• [WHAT THE TASK REQUIRES]: Once the line with "-552,20 +555,34 @@" is found in the entries below, print it and each following line exactly, stopping after the line with "for (int ph"; print nothing else.

(Records drawn from a dataset)
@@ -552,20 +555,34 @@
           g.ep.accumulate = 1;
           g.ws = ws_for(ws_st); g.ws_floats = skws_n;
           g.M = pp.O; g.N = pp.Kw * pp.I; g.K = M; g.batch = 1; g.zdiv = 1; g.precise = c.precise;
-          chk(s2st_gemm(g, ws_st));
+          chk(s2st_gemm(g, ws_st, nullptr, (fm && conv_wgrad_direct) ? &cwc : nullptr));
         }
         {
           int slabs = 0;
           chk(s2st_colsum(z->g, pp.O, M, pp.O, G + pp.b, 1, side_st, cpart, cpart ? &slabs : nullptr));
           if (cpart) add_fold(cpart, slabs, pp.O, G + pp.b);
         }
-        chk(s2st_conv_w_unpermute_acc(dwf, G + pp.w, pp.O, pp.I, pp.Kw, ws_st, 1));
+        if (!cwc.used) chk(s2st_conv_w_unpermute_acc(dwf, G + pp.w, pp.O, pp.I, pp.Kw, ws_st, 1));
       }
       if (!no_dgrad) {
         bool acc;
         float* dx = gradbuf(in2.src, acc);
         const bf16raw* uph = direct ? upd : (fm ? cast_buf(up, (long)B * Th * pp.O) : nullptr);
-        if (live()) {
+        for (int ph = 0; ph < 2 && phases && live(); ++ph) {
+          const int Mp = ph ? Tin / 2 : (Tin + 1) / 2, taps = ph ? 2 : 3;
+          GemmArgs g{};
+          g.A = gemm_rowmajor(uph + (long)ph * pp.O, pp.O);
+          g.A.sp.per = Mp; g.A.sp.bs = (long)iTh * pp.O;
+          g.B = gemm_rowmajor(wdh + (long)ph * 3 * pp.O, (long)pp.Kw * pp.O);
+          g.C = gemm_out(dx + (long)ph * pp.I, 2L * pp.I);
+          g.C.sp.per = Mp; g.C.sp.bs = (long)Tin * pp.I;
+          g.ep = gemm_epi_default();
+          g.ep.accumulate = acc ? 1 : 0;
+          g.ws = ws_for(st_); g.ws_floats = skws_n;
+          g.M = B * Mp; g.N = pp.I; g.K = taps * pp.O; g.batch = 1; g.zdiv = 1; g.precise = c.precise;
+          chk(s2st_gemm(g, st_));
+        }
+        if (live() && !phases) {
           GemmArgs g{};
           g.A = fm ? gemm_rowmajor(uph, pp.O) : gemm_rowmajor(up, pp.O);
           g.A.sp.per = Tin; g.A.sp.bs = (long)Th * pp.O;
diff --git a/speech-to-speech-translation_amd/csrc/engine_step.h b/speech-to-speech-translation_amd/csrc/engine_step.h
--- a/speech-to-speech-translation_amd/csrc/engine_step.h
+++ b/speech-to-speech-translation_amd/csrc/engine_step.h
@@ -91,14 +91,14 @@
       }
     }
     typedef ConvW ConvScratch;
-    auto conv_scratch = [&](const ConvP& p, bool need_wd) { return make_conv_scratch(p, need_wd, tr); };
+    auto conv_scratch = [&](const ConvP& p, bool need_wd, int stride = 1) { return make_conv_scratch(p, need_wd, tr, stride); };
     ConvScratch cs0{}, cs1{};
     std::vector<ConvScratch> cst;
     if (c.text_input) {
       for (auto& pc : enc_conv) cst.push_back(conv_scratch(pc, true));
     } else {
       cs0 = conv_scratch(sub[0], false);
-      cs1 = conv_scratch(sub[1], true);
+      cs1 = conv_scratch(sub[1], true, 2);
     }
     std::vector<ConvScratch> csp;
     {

---

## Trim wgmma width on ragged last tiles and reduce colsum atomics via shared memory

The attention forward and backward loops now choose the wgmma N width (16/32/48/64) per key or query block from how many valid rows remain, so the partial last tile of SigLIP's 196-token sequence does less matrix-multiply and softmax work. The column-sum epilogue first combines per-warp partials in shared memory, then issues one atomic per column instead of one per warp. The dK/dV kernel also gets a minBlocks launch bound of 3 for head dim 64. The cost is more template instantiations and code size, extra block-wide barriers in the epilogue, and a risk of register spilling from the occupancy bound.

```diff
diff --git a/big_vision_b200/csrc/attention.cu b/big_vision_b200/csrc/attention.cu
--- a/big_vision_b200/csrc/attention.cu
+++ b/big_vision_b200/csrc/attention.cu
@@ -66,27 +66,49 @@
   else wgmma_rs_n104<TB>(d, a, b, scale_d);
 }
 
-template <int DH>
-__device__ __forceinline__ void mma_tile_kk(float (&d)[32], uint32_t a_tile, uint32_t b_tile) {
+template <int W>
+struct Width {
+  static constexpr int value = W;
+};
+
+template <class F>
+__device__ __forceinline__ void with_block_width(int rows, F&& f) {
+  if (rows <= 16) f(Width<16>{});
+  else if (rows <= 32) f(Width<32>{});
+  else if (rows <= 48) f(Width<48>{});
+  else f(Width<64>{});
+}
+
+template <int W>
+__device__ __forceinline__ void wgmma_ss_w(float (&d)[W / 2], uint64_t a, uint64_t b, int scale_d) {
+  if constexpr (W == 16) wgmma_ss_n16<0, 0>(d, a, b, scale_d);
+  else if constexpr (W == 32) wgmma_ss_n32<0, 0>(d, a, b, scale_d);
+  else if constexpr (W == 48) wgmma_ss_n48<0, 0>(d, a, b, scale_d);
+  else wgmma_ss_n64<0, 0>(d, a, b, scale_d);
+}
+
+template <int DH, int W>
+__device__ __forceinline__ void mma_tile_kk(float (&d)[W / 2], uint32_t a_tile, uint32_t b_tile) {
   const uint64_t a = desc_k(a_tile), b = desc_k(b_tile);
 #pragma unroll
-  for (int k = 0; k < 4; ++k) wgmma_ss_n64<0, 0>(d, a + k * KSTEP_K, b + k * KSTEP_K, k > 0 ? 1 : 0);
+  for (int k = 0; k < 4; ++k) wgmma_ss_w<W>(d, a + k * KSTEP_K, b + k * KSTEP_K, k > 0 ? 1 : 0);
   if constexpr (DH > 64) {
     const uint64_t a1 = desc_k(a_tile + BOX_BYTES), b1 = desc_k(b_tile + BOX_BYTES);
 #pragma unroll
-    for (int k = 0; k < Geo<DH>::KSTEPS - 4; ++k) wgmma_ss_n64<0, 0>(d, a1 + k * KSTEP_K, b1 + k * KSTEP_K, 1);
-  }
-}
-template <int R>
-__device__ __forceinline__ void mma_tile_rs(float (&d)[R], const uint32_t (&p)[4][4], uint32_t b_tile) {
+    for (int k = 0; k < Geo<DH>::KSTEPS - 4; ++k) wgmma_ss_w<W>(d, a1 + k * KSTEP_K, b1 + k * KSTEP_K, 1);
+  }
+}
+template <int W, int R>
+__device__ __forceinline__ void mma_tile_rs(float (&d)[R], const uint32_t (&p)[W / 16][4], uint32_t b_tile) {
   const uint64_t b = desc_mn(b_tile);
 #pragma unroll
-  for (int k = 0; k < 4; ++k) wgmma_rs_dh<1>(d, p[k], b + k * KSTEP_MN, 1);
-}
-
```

• [YOUR SOLUTION]:
@@ -552,20 +555,34 @@
           g.ep.accumulate = 1;
           g.ws = ws_for(ws_st); g.ws_floats = skws_n;
           g.M = pp.O; g.N = pp.Kw * pp.I; g.K = M; g.batch = 1; g.zdiv = 1; g.precise = c.precise;
-          chk(s2st_gemm(g, ws_st));
+          chk(s2st_gemm(g, ws_st, nullptr, (fm && conv_wgrad_direct) ? &cwc : nullptr));
         }
         {
           int slabs = 0;
           chk(s2st_colsum(z->g, pp.O, M, pp.O, G + pp.b, 1, side_st, cpart, cpart ? &slabs : nullptr));
           if (cpart) add_fold(cpart, slabs, pp.O, G + pp.b);
         }
-        chk(s2st_conv_w_unpermute_acc(dwf, G + pp.w, pp.O, pp.I, pp.Kw, ws_st, 1));
+        if (!cwc.used) chk(s2st_conv_w_unpermute_acc(dwf, G + pp.w, pp.O, pp.I, pp.Kw, ws_st, 1));
       }
       if (!no_dgrad) {
         bool acc;
         float* dx = gradbuf(in2.src, acc);
         const bf16raw* uph = direct ? upd : (fm ? cast_buf(up, (long)B * Th * pp.O) : nullptr);
-        if (live()) {
+        for (int ph = 0; ph < 2 && phases && live(); ++ph) {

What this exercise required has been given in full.